Which of the lines below hold "grow"? Please return each one.
MATERIAL TO PROCESS: Begin
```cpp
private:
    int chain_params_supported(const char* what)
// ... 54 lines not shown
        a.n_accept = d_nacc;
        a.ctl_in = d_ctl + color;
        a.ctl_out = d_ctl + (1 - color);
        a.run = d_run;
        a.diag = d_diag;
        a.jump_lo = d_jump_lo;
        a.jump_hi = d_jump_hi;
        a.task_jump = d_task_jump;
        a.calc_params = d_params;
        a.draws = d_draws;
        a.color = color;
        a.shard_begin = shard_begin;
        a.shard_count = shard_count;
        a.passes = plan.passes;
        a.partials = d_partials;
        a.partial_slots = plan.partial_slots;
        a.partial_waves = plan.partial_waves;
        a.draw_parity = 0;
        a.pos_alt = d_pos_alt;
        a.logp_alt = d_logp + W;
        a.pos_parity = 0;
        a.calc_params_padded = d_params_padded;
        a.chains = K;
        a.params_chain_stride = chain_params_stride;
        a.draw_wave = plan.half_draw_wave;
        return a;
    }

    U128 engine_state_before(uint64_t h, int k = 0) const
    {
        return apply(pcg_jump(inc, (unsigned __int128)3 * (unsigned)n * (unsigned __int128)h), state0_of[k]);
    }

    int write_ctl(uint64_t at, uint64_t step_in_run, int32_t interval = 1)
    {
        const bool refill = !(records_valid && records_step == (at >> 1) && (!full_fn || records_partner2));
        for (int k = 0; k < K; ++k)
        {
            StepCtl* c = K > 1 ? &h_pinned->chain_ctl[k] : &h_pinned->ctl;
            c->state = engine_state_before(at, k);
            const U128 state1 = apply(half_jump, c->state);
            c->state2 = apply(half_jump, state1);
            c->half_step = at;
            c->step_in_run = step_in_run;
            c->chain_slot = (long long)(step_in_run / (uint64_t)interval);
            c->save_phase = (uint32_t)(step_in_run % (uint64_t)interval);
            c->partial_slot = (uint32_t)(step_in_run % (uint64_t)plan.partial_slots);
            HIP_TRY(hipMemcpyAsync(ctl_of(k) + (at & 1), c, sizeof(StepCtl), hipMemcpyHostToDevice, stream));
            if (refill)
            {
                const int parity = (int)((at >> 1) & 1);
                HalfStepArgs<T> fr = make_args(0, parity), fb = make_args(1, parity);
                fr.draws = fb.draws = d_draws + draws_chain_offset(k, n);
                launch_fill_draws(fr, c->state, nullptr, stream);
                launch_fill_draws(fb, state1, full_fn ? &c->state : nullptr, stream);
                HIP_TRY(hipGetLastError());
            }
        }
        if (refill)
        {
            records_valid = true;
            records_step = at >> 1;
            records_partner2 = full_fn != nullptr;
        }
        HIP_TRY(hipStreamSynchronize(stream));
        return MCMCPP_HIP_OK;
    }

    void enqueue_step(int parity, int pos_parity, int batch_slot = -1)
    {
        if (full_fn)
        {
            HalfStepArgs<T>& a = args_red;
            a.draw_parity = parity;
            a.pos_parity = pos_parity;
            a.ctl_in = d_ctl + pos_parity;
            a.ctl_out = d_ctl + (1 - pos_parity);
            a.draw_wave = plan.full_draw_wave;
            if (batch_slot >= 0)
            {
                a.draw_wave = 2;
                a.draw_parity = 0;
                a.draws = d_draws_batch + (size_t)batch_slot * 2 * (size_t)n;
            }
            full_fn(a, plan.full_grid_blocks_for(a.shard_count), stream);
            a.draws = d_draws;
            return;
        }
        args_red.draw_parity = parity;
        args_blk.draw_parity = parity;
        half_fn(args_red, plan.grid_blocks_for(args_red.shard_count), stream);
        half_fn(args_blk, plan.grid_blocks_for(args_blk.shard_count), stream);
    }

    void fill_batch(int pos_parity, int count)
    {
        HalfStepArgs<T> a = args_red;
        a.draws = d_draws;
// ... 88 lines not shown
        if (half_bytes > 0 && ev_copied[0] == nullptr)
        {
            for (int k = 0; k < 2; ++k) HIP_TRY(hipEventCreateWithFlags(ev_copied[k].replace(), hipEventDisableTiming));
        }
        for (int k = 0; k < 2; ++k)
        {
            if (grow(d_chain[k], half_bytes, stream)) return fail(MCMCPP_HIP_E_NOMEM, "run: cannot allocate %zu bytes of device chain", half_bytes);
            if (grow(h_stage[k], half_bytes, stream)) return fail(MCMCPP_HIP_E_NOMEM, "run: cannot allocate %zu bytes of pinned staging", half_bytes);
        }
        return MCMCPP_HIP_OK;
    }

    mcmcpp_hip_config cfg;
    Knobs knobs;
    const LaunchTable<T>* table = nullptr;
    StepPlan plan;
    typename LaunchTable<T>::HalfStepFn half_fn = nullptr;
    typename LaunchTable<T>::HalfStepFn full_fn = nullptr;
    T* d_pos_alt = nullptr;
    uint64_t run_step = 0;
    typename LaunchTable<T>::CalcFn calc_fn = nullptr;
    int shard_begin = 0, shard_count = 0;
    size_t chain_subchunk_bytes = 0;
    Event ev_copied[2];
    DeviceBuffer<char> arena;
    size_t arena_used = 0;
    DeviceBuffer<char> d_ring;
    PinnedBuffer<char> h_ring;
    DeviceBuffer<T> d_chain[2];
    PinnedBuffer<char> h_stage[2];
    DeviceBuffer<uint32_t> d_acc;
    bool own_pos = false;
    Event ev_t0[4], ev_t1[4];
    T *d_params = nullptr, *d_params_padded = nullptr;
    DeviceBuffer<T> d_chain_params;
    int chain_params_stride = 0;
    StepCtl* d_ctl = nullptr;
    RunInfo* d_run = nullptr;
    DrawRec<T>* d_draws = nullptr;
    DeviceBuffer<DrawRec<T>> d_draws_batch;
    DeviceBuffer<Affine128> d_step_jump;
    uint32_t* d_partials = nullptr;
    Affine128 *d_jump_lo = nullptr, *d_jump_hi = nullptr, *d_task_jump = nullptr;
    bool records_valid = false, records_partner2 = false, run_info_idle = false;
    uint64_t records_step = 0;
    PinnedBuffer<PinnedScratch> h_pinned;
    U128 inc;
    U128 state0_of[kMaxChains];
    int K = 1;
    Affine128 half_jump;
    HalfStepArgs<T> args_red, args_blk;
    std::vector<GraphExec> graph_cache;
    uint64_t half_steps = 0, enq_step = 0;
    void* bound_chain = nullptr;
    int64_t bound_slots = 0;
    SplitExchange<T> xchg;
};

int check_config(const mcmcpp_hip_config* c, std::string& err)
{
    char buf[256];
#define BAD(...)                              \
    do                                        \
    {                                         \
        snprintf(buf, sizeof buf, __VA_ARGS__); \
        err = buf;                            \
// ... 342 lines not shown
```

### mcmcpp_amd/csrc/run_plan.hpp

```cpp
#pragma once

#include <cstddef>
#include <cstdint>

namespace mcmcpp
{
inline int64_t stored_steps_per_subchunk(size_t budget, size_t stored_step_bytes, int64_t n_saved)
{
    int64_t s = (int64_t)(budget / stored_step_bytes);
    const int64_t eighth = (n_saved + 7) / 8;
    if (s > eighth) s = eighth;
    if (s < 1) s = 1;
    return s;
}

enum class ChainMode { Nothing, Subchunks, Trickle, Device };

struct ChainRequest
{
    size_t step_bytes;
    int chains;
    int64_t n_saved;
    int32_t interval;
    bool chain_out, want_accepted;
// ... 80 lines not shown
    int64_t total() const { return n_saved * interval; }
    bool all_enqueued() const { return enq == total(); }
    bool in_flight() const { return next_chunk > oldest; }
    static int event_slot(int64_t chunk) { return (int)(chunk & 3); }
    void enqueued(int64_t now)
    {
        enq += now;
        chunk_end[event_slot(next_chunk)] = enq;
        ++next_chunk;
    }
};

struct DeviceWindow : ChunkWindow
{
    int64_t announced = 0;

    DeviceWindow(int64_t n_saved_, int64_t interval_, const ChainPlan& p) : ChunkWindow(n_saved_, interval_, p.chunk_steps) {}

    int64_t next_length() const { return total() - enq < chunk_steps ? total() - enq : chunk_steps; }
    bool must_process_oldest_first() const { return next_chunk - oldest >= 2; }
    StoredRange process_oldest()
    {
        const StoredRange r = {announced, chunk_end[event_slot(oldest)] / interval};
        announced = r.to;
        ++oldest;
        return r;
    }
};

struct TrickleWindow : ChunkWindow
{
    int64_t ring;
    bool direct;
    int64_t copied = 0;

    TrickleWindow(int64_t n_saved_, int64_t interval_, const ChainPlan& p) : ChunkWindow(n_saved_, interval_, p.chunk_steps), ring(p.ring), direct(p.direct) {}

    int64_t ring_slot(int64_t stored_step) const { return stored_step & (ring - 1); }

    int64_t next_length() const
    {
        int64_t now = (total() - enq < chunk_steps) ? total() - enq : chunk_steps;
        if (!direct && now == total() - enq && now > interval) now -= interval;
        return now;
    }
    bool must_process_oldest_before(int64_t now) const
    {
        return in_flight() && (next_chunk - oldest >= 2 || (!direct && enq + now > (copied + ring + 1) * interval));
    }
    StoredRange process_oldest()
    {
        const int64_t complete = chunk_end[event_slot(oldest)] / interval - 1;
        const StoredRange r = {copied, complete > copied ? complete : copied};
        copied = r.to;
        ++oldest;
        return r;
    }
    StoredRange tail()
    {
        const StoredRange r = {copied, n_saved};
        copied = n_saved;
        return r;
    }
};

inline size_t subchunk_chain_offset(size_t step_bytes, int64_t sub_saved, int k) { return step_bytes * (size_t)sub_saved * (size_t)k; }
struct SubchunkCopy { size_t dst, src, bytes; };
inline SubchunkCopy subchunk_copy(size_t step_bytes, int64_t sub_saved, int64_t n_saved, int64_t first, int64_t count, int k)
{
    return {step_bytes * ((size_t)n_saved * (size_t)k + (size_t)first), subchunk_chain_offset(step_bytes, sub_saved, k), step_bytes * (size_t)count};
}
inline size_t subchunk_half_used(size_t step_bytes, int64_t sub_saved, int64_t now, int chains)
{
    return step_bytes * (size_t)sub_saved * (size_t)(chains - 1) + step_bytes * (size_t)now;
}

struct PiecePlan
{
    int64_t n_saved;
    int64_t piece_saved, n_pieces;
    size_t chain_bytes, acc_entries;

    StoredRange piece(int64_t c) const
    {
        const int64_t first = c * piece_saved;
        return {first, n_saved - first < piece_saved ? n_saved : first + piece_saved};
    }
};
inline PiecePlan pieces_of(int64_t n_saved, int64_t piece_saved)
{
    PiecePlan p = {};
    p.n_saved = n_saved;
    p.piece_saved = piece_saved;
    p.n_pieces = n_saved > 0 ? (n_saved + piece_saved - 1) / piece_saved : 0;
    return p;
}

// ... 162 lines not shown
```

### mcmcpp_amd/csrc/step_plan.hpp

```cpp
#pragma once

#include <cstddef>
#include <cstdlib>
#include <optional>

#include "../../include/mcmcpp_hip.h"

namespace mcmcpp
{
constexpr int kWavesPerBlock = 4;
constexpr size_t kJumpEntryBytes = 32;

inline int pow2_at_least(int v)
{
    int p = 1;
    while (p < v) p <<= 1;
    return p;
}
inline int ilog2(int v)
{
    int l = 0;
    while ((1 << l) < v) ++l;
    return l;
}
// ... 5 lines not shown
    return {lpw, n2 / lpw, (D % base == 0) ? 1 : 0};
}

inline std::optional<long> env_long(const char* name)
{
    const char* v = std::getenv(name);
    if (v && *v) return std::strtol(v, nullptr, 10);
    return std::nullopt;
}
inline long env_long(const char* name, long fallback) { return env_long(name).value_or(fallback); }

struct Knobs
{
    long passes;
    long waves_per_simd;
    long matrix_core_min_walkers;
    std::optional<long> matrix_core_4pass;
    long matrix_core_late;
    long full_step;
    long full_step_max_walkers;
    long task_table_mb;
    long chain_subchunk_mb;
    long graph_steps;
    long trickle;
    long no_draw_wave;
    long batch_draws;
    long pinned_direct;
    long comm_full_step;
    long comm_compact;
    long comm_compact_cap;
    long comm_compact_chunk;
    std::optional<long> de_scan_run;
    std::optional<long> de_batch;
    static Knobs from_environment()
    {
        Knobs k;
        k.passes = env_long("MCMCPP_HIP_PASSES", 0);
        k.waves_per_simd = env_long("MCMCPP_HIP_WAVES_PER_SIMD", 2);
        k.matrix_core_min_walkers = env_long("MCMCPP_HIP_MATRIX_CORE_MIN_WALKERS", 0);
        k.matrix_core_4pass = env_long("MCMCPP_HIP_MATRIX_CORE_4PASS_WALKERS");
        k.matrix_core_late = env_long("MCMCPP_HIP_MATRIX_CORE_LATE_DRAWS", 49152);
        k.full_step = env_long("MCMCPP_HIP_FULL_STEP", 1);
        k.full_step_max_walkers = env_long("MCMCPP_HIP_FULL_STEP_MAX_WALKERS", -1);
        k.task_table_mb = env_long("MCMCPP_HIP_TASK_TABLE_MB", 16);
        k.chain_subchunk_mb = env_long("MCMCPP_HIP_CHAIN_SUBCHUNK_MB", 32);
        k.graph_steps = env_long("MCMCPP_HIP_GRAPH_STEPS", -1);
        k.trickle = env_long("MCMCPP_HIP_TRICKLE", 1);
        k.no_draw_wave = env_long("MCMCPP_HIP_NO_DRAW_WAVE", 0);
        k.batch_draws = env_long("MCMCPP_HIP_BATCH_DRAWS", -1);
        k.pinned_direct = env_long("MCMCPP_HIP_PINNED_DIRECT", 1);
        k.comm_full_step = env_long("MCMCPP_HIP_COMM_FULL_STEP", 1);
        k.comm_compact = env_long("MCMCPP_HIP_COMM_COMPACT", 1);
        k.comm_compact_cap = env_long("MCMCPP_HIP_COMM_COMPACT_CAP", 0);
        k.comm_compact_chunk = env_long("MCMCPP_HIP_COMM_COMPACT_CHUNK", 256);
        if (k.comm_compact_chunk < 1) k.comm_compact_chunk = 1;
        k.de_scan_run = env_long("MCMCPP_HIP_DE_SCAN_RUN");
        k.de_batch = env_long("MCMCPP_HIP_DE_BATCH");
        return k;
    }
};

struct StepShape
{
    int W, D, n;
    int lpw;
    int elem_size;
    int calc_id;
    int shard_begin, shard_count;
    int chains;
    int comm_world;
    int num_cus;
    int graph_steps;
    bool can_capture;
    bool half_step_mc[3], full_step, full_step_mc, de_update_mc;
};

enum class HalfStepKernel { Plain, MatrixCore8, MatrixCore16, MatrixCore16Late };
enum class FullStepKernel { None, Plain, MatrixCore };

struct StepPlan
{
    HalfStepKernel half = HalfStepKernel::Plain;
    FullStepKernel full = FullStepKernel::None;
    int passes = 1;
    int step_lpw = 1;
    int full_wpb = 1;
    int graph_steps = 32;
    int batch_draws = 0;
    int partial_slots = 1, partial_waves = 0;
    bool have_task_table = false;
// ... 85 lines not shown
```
MATERIAL TO PROCESS: End
» REPLY TO THE EXERCISE:
            if (grow(d_chain[k], half_bytes, stream)) return fail(MCMCPP_HIP_E_NOMEM, "run: cannot allocate %zu bytes of device chain", half_bytes);
            if (grow(h_stage[k], half_bytes, stream)) return fail(MCMCPP_HIP_E_NOMEM, "run: cannot allocate %zu bytes of pinned staging", half_bytes);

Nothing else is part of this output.